StatSoft
- Industry: Software
- Founded: 1984
- Area served: Australia; Brazil; Bulgaria; China; Czech Republic; France; Germany; Hungary; India; Israel; Italy; Japan; Korea; Netherlands; Norway; Poland; Portugal; Russia; Spain; South Africa; Sweden; Switzerland; Taiwan; United Kingdom;
- Parent: Dell, Inc.

= StatSoft =

Original developer of Statistica

StatSoft is the original developer of Statistica. Dell acquired it in March 2014. Statistica is an analytics software portfolio that provides enterprise and desktop software for statistics, data analysis, data management, data visualization, data mining, which is also called predictive analytics and quality control.

==History==
StatSoft was established in 1984 as a partnership of a group of university professors and scientists. Its first products had menu-driven libraries of flexible statistical procedures and ran on microcomputer platforms such as Apple II, CP/M, Commodore and MS-DOS.

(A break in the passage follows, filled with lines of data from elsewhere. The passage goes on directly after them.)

# rchikhi/rust-seq2kminmers

Measured on AMD Instinct MI355X. Metric: input bases/s (Gbp/s) for k-min-mer extraction, l=31 k=10 d=0.01, higher is better.
Workload: dtype u32

## Files before the change

### rust-seq2kminmers_amd/csrc/s2k_api.hip

```cpp
#include "../../include/s2k.h"
#include "s2k_dev.h"
#include "s2k_hostcopy.h"

#include <math.h>
#include <stdio.h>
#include <stdlib.h>
#include <string.h>
#include <string>
#include <algorithm>
#include <atomic>
#include <chrono>
#include <condition_variable>
#include <thread>
#include <memory>
#include <mutex>
#include <sys/mman.h>
#include <vector>

using namespace s2k;

static_assert(offsetof(Counts, path) == offsetof(s2k_counts, path), "Counts must start with s2k_counts");

namespace {

// ... 116 lines not shown
    bool pinned[9] = {};
    explicit HostOwner(std::shared_ptr<HostPool> hp) : pool(std::move(hp)) {}
    template <typename T> T *take(int slot, uint64_t n) {
        p[slot] = pool->get((size_t)n * sizeof(T), &cap[slot], &pinned[slot]);
        return (T *)p[slot];
    }
    ~HostOwner() {
        for (int i = 0; i < 9; i++) pool->put(p[i], cap[i], pinned[i]);
    }
};

struct DevBuf {
    void *p = nullptr;
    size_t bytes = 0;
    hipError_t ensure(size_t need) {
        if (need <= bytes) return hipSuccess;
        if (p) {
            hipError_t e = hipFree(p);
            p = nullptr;
            bytes = 0;
            if (e != hipSuccess) return e;
        }
        size_t want = need + need / 8 + 4096;
        hipError_t e = hipMalloc(&p, want);
        if (e != hipSuccess) return e;
        bytes = want;
        return hipSuccess;
    }
    void release() {
        if (p) (void)hipFree(p);
        p = nullptr;
        bytes = 0;
    }
};

constexpr uint32_t MAX_DESC_CHUNKS = 64;
constexpr size_t CTRL_XOR_OFF = (sizeof(Counts) + 255) & ~(size_t)255;
constexpr size_t CTRL_CURSORS_OFF = CTRL_XOR_OFF + XOR_SHARDS * sizeof(uint64_t);

struct Arena {
    char *base;
    size_t off, cap;
    template <class T> T *take(size_t n) {
        size_t o = (off + 255) & ~(size_t)255;
        off = o + n * sizeof(T);
        return base ? reinterpret_cast<T *>(base + o) : nullptr;
    }
};

struct Call {
    const uint8_t *d_bases = nullptr;
    const uint64_t *d_read_off = nullptr;
    uint64_t n_reads = 0, n_bases = 0;
    s2k_params params{};
    s2k_device_out out{};
    Sem sem{};
    uint32_t bound = 0;
    bool serial = false;
    bool desc_run = false;
    bool full_runs = false;
    bool legacy = false;
    uint64_t pool_cap = 0;
    uint64_t slab_cap = 0;
    bool valid = false;
};

}
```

With the release of Statistica 9 in May 2009, both 32-bit and 64-bit native versions became available. Its current product suite, Statistica 12, was released in May 2013. Statistica is used worldwide at major corporations, government agencies and universities.

On March 24, 2014, StatSoft was acquired by Dell in an effort to bolster Dell's ‘big data’ offering. StatSoft's CEO at the time of the Dell acquisition was Paul Lewicki.

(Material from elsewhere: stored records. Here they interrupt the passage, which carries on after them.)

static bool host_wait_event(hipEvent_t ev) {
  for (;;) {
    const hipError_t e = hipEventQuery(ev);
    if (e == hipSuccess) return true;
    if (e != hipErrorNotReady) { (void)hipGetLastError(); return false; }
    for (int i = 0; i < 32; ++i) __builtin_ia32_pause();
  }
}
// ... 48 lines not shown
  hipStream_t sa = ctx->stream, sb = ctx->stream2;
  hipStream_t sb_prev = sb;
  bool have_u2 = false, p32_flip = false;
  agp_context::ScheduleRecord &rec = ctx->sched;
  rec.reset_factor(n);
  long long K0 = 0, step_index = 0;
  const long long nbo_fixed = ctx->nbo_override;
  int variant = ctx->update_variant;
  const double *rs16 = nullptr, *irs16 = nullptr;
  if (variant == 5) {
    if (ctx->f16_scales && ctx->f16_scales_n >= n) {
      launch_f16x2_row_scales(sa, A, lda, n, ctx->f16_scales, ctx->f16_scales + ctx->f16_scales_n);
      rs16 = ctx->f16_scales;
      irs16 = ctx->f16_scales + ctx->f16_scales_n;
    } else {
      variant = 4;
    }
  }
  const long long nbo_wide = (variant == 4 || variant == 5) ? ctx->nbo_wide : ctx->tune.fp64_nbo;
  long long kend = K0 + pick_nbo(n, nbo_fixed, nbo_wide);
  if (kend > n) kend = n;
  if (!(ctx->prep_external && ctx->img_ready == invd && ctx->zpub_ready_n >= n)) panel_fused_prepare(ctx, sa, invd, 0, n, true);
  ctx->prep_external = false;
  auto step_ok = [&](long long remaining) { return nbo_fixed == 0 && step_fits(ctx, remaining) && step_ready(ctx, invd, n); };
  const bool step_all = step_ok(n);
  if (step_all) kend = n;
  const bool early_inv = step_all && ctx->bs_W && ctx->bs_done == 0 && ctx->ev_inv && ctx->stream2 && ctx->bs_BW > 0 &&
                         n % ctx->bs_BW == 0 && n / ctx->bs_BW >= 2;
  rec.add_step(kend, step_all ? rec.STEP : 0u);
  panel_phase(ctx, sa, A, n, lda, invd, y, K0, kend, timers, step_all, early_inv ? (n / ctx->bs_BW - 1) * ctx->bs_BW - NB : -1,
              early_inv ? ctx->ev_c : nullptr);
  if (early_inv) {
    const long long BW = ctx->bs_BW, done = n / BW - 1;
    if (host_wait_event(ctx->ev_c)) {
      hipStream_t si = ctx->stream2;
      launch_set_identity_batched(si, ctx->bs_W, BW, BW * BW, BW, done);
      forward_solve_mat_batched(si, A, BW * (lda + 1), BW, lda, invd, (BW / NB) * (long long)IMG_DOUBLES, ctx->bs_W, BW * BW, BW, BW,
                                true, done);
      (void)hipEventRecord(ctx->ev_inv, si);
      ctx->bs_done = done;
      rec.inv_bits |= rec.INV_EARLY;
    }
  }
  while (kend < n) {
    long long next_end = kend + pick_nbo(n - kend, nbo_fixed, nbo_wide);
    if (next_end > n) next_end = n;
    const long long K = kend - K0;
    const bool step = step_ok(n - kend);
    const bool single = !step && nbo_fixed == 0 && n - kend <= SINGLE_BELOW;
    if (step || single) next_end = n;
    if (ctx->bs_W && ctx->bs_done == 0 && next_end == n && ctx->ev_inv && ctx->stream2) {
      const long long BW = ctx->bs_BW, done = kend / BW;
      if (done > 0) {
        hipStream_t si = ctx->stream2;
        (void)hipEventRecord(ctx->ev_c, sa);
        (void)hipStreamWaitEvent(si, ctx->ev_c, 0);
        if (have_u2) (void)hipStreamWaitEvent(si, ctx->ev_b, 0);
        launch_set_identity_batched(si, ctx->bs_W, BW, BW * BW, BW, done);
        forward_solve_mat_batched(si, A, BW * (lda + 1), BW, lda, invd, (BW / NB) * (long long)IMG_DOUBLES, ctx->bs_W, BW * BW, BW, BW,
                                  true, done);
        (void)hipEventRecord(ctx->ev_inv, si);
        ctx->bs_done = done;
        rec.inv_bits |= rec.INV_LAST_STEP;
      }
    }
    const double *P = A + K0 * lda + kend;
    const float *P32 = nullptr;
    long long ld32 = 0;
    const unsigned short *P16 = nullptr;
    if (variant == 3 && ctx->p32 && (n - kend) >= U1_F32_ABOVE) {
      ld32 = (n - kend + 7) / 8 * 8;
      if (ld32 % 512 == 0) ld32 += 8;
      if (sizeof(float) * (size_t)ld32 * (size_t)K * 2 <= ctx->p32_bytes) {
        float *dst = ctx->p32 + (size_t)(p32_flip ? 1 : 0) * (ctx->p32_bytes / sizeof(float) / 2);
        p32_flip = !p32_flip;
        launch_convert_panel_f32(sa, P, lda, n - kend, K, dst, ld32);
        P32 = dst;
      }
    } else if (variant == 4 && ctx->p32 && (n - kend) >= U1_F32_ABOVE && K % 32 == 0 && 2 * bf16x3_bytes(n - kend, K) <= ctx->p32_bytes) {
      unsigned short *dst = reinterpret_cast<unsigned short *>(ctx->p32) + (size_t)(p32_flip ? 1 : 0) * (ctx->p32_bytes / sizeof(unsigned short) / 2);
      p32_flip = !p32_flip;
      launch_convert_panel_bf16x3(sa, P, lda, n - kend, K, dst);
      P16 = dst;
// ... 6 lines not shown
    (void)hipEventRecord(ctx->ev_a, sa);
    const bool merged = variant <= 0 && nbo_fixed == 0 && !step && next_end < n && ctx->headcnt_ready && ctx->tune.merge_above > 0 &&
                        (n - kend) > ctx->tune.merge_above && step_index < agp_context::HEADCNT_WORDS && (next_end - kend) % NB == 0;
    if (merged) {
      sb = (ctx->stream_masked && (n - kend) <= MASK_BELOW) ? ctx->stream_masked : ctx->stream2;
      if (sb != sb_prev && have_u2) (void)hipStreamWaitEvent(sb, ctx->ev_b, 0);
      sb_prev = sb;
      (void)hipStreamWaitEvent(sb, ctx->ev_a, 0);
      BulkTiming bt;
      const bool timed = timers && timers->ev && timers->used + 2 <= timers->n_ev;
      if (timed) { bt.e0 = timers->ev[timers->used]; bt.e1 = timers->ev[timers->used + 1]; }
      long long head_tiles = 0;
      unsigned long long *cnt = ctx->d_headcnt + step_index;
      launch_trailing_update_merged(sb, A + kend * lda + kend, lda, P, lda, n - kend, K, (int)((next_end - kend) / NB), cnt, &head_tiles,
                                    timed ? &bt : nullptr);
      if (timed && bt.flops > 0.) {
        timers->flops[timers->used / 2] = bt.flops;
        timers->used += 2;
      }
      (void)hipEventRecord(ctx->ev_b, sb);
      have_u2 = true;
      launch_head_gate(sa, cnt, (unsigned long long)head_tiles, ctx->d_flags);
      rec.add_step(next_end, rec.MERGED | (sb == ctx->stream_masked ? rec.MASKED : 0u));
      panel_phase(ctx, sa, A, n, lda, invd, y, kend, next_end, timers, false);
      K0 = kend;
      kend = next_end;
      ++step_index;
      continue;
    }
    ++step_index;
    if (have_u2) (void)hipStreamWaitEvent(sa, ctx->ev_b, 0);
    if (P16 && variant == 5) {
      launch_update_f16x2(sa, A + kend * lda + kend, lda, P16, n - kend, 0, 0, irs16 + kend, n - kend, next_end - kend, K);
    } else if (P16) {
      launch_update_bf16x3(sa, A + kend * lda + kend, lda, P16, n - kend, 0, 0, n - kend, next_end - kend, K);
    } else if ((variant == 3 || variant == 4 || variant == 5) && (n - kend) >= U1_F32_ABOVE) {
      launch_update_f32(sa, A + kend * lda + kend, lda, P, P, lda, n - kend, next_end - kend, K, P32, P32, ld32);
    } else if (step && n - kend > 1536) {
      timed_gemm(sa, timers, A + kend * lda + kend, lda, P, P, n - kend, n - kend, K, true, variant >= 4 ? 3 : variant);
    } else {
      timed_gemm(sa, timers, A + kend * lda + kend, lda, P, P, n - kend, next_end - kend, K, false);
    }
    sb = (ctx->stream_masked && (n - kend) <= MASK_BELOW) ? ctx->stream_masked : ctx->stream2;
    if (sb != sb_prev && have_u2) (void)hipStreamWaitEvent(sb, ctx->ev_b, 0);
    sb_prev = sb;
    const bool throttle = next_end < n && (n - kend) <= THROTTLE_BELOW;
    rec.add_step(next_end, (step ? rec.STEP : 0u) | (throttle ? rec.THROTTLED : 0u) | (single ? rec.SINGLE : 0u) |
                               (next_end < n && sb == ctx->stream_masked ? rec.MASKED : 0u));
    if (throttle) panel_phase(ctx, sa, A, n, lda, invd, y, kend, next_end, timers, step);
    if (next_end < n) {
      if (throttle) {
        if (!host_wait_event(ctx->ev_a)) (void)hipStreamWaitEvent(sb, ctx->ev_a, 0);
      } else {
        (void)hipStreamWaitEvent(sb, ctx->ev_a, 0);
      }
      const double *Q = A + K0 * lda + next_end;
      if (P16) {
        const long long M2 = n - next_end;
        const int ntr = (int)((M2 + 127) / 128);
        const long long tiles = (long long)ntr * (ntr + 1) / 2;
        long long olen = 0;
        const int *order = tiles >= 1024 ? bulk_tile_order(ntr, tiles, &olen) : nullptr;
        if (variant == 5)
          launch_update_f16x2(sb, A + next_end * lda + next_end, lda, P16, n - kend, next_end - kend, next_end - kend, irs16 + kend, M2, M2, K,
                              order, olen);
        else
          launch_update_bf16x3(sb, A + next_end * lda + next_end, lda, P16, n - kend, next_end - kend, next_end - kend, M2, M2, K, order, olen);
      } else
      timed_gemm(sb, timers, A + next_end * lda + next_end, lda, Q, Q, n - next_end, n - next_end, K, true, variant >= 4 ? 3 : variant,
                 P32 ? P32 + (next_end - kend) : nullptr, ld32);
      (void)hipEventRecord(ctx->ev_b, sb);
      have_u2 = true;
    } else {
      have_u2 = false;
    }
    const long long bw = ctx->bs_BW;
    const bool tail_inv = !throttle && step && next_end == n && ctx->bs_W && bw > 0 && ctx->ev_inv && ctx->stream2 && n % bw == 0 &&
                          ctx->bs_done > 0 && ctx->bs_done == kend / bw && n / bw - 1 > ctx->bs_done && (n / bw - 1) * bw - NB >= kend;
    if (!throttle) panel_phase(ctx, sa, A, n, lda, invd, y, kend, next_end, timers, step, tail_inv ? (n / bw - 1) * bw - NB : -1,
                               tail_inv ? ctx->ev_c : nullptr);
    if (tail_inv) {
      const long long first = ctx->bs_done, last = n / bw - 1, cnt = last - first;
      if (host_wait_event(ctx->ev_c)) {
        hipStream_t si = ctx->stream2;
        launch_set_identity_batched(si, ctx->bs_W + first * bw * bw, bw, bw * bw, bw, cnt);
        forward_solve_mat_batched(si, A + first * bw * (lda + 1), bw * (lda + 1), bw, lda, invd + first * (bw / NB) * (long long)IMG_DOUBLES,
                                  (bw / NB) * (long long)IMG_DOUBLES, ctx->bs_W + first * bw * bw, bw * bw, bw, bw, true, cnt);
        (void)hipEventRecord(ctx->ev_inv, si);
        ctx->bs_done = last;
        rec.inv_bits |= rec.INV_TAIL;
      }
    }
    K0 = kend;
    kend = next_end;
  }
  ctx->img_ready = nullptr;
  ctx->headcnt_ready = false;
}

On June 20, 2016, Dell sold Dell Software Group (which included StatSoft) to private equity firm Francisco Partners and Elliott Management.

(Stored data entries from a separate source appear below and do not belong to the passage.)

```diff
diff --git a/ftk_amd/csrc/mask_plan.hpp b/ftk_amd/csrc/mask_plan.hpp
--- a/ftk_amd/csrc/mask_plan.hpp
+++ b/ftk_amd/csrc/mask_plan.hpp
@@ -9,11 +9,33 @@
 struct ZPlan {
   unsigned npieces;
   unsigned z0[47], len[47];
+  unsigned sgroup;
 };
+
+#if defined(__HIPCC__)
+#define FTKX_PLAN_HD __host__ __device__
+#else
+#define FTKX_PLAN_HD
+#endif
+
+struct ZWhere { unsigned job, piece; };
+FTKX_PLAN_HD inline ZWhere zplan_decode(const ZPlan &plan, int njobs, unsigned bz)
+{
+  ZWhere w;
+  if (njobs >= 0) { w.piece = bz / (unsigned)njobs; w.job = bz - w.piece * (unsigned)njobs; return w; }
+  const unsigned nj = (unsigned)-njobs, t = bz / plan.npieces;
+  if (plan.sgroup == 0) { w.piece = bz - t * plan.npieces; w.job = t; return w; }
+  const unsigned ngroups = (nj + plan.sgroup - 1) / plan.sgroup, small = nj / ngroups, extra = nj - small * ngroups, head = extra * (small + 1);
+  const unsigned size = t < head ? small + 1 : small;
+  const unsigned first = t < head ? t / size * size : head + (t - head) / size * size;
+  const unsigned r = bz - first * plan.npieces;
+  w.piece = r / size; w.job = first + (r - w.piece * size);
+  return w;
+}
 
 constexpr long kHookUnset = -0x7fffffffL;
 struct MaskHooks {
-  long swizzle = kHookUnset, yg = kHookUnset, zchunk = kHookUnset, lmin = kHookUnset, lcap = kHookUnset, order = kHookUnset, rows = kHookUnset, lean = kHookUnset;
+  long swizzle = kHookUnset, yg = kHookUnset, zchunk = kHookUnset, lmin = kHookUnset, lcap = kHookUnset, order = kHookUnset, sgroup = kHookUnset, rows = kHookUnset, lean = kHookUnset;
   long u_rows = 0;
 };
 inline long hook_or(long v, long dflt) { return v == kHookUnset ? dflt : v; }
@@ -22,7 +44,7 @@
 {
   MaskHooks h;
   const struct { const char *name; long MaskHooks::*knob; } knobs[] = {{"swizzle", &MaskHooks::swizzle}, {"yg", &MaskHooks::yg}, {"zchunk", &MaskHooks::zchunk},
-    {"lmin", &MaskHooks::lmin}, {"lcap", &MaskHooks::lcap}, {"order", &MaskHooks::order}, {"rows", &MaskHooks::rows}, {"lean", &MaskHooks::lean}};
+    {"lmin", &MaskHooks::lmin}, {"lcap", &MaskHooks::lcap}, {"order", &MaskHooks::order}, {"sgroup", &MaskHooks::sgroup}, {"rows", &MaskHooks::rows}, {"lean", &MaskHooks::lean}};
   for (const char *p = plan ? plan : ""; *p;) {
     while (*p == ',' || *p == ' ') p ++;
     for (const auto &k : knobs) {
@@ -110,8 +132,18 @@
       if (swizzle & 8) { int yg = yg_want; if (yg > (int)p.grid[1]) yg = (int)p.grid[1]; p.grid[1] = (p.grid[1] + (unsigned)yg - 1) / (unsigned)yg * (unsigned)yg; p.swizzle = grouped(swizzle, yg); }
       p.lds_bytes = (unsigned)NS6 * (unsigned)(rows + 2) * 1024u + (unsigned)(NS6 + 1) * 256u + 128u;
       bool slice_major = (size_t)p.grid[0] * ((DH + rows - 1) / rows) * p.z.npieces >= 768;
-      if (h.order != kHookUnset) slice_major = h.order == 0;
+      bool grouped_slices = slice_major && njobs > 1;
+      if (h.order != kHookUnset) { slice_major = h.order == 0 || h.order == 2; grouped_slices = h.order == 2; }
       if (slice_major) p.njobs = -njobs;
+      if (grouped_slices) {
+        const unsigned per_piece = p.grid[0] * p.grid[1], pgroups = (p.swizzle & 8) ? p.grid[1] / (((unsigned)p.swizzle >> 8) & 0xffu) : 0;
+        unsigned fits = 768 / per_piece, sg = 0;
+        if (fits > (unsigned)njobs) fits = (unsigned)njobs;
+        for (unsigned c = fits; c >= 1 && !sg; c --) if (pgroups && (c * pgroups) % 8 == 0) sg = c;
+        if (!sg) sg = fits >= 1 ? fits : 1;
+        if (h.sgroup != kHookUnset) sg = (unsigned)(h.sgroup < 1 ? 1 : h.sgroup > njobs ? njobs : h.sgroup);
+        p.z.sgroup = sg;
+      }
       return p;
     }
     const int RY = (s.nd == 3) ? 4 : 8, wpb = 4;
```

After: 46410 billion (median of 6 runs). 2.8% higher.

On May 15, 2017, Quest Software sold Statistica to TIBCO Software.

==Product lines==
- Statistica Enterprise
  allows connections to data repositories and interactive filtering of data, contains analysis and report templates, and allows for management of security and permissions.
- Web-based Applications
  this system makes the functionality of any of the Statistica products available via a Web browser.
- Data Mining
  a collection of data mining and machine learning algorithms that include: support vector machines, EM and k-means clustering, classification & regression trees, generalized additive models, independent component analysis, stochastic gradient boosted trees, ensembles of neural networks, automatic feature selection, MARSplines, CHAID trees, nearest neighbor methods, association rules, and random forests.
- Statistica Desktop
  designed for deployment on a single workstation. Spreadsheets, configurations and macros are all stored on the User's local workstation as a stand-alone application. Includes general purpose statistical, graphical, and analytic data management procedures.

==Services==
StatSoft's professional services groups provided a range of services to complement the Statistica software: software integration and customization services, the development of custom Web applications based on Statistica Enterprise Server technology, and the installation of a general-purpose Web Server system. StatSoft also offered deployment of data mining software designed to work with specific data warehouses and solve particular ranges of problems. Additionally, statistical consulting services were available. StatSoft offered both introductory and advanced training courses in major cities in the United States and overseas.
Technical Services provided software validation services as part of the deployment of Statistica applications. These services include requirement gathering and documentation, validation planning, installation qualification, operational qualification, and performance qualification.

TIBCO still freely provides the StatSoft Electronic Statistics Textbook, now renamed to "Data Science Textbook".

==Support for European countries in crisis==
In October 2012 StatSoft announced that it would make its Statistica Enterprise Software available for free to companies in Greece, Portugal and Spain. This included StatSoft's Big Data Analytics Platform. StatSoft's stated aim was to help boost these country's productivity and competitiveness, and to facilitate their recovery. StatSoft CEO, Paul Lewicki, has written an open letter to the CEOs of US software companies urging them to join this “Free Enterprise Software for Struggling European Economies” initiative.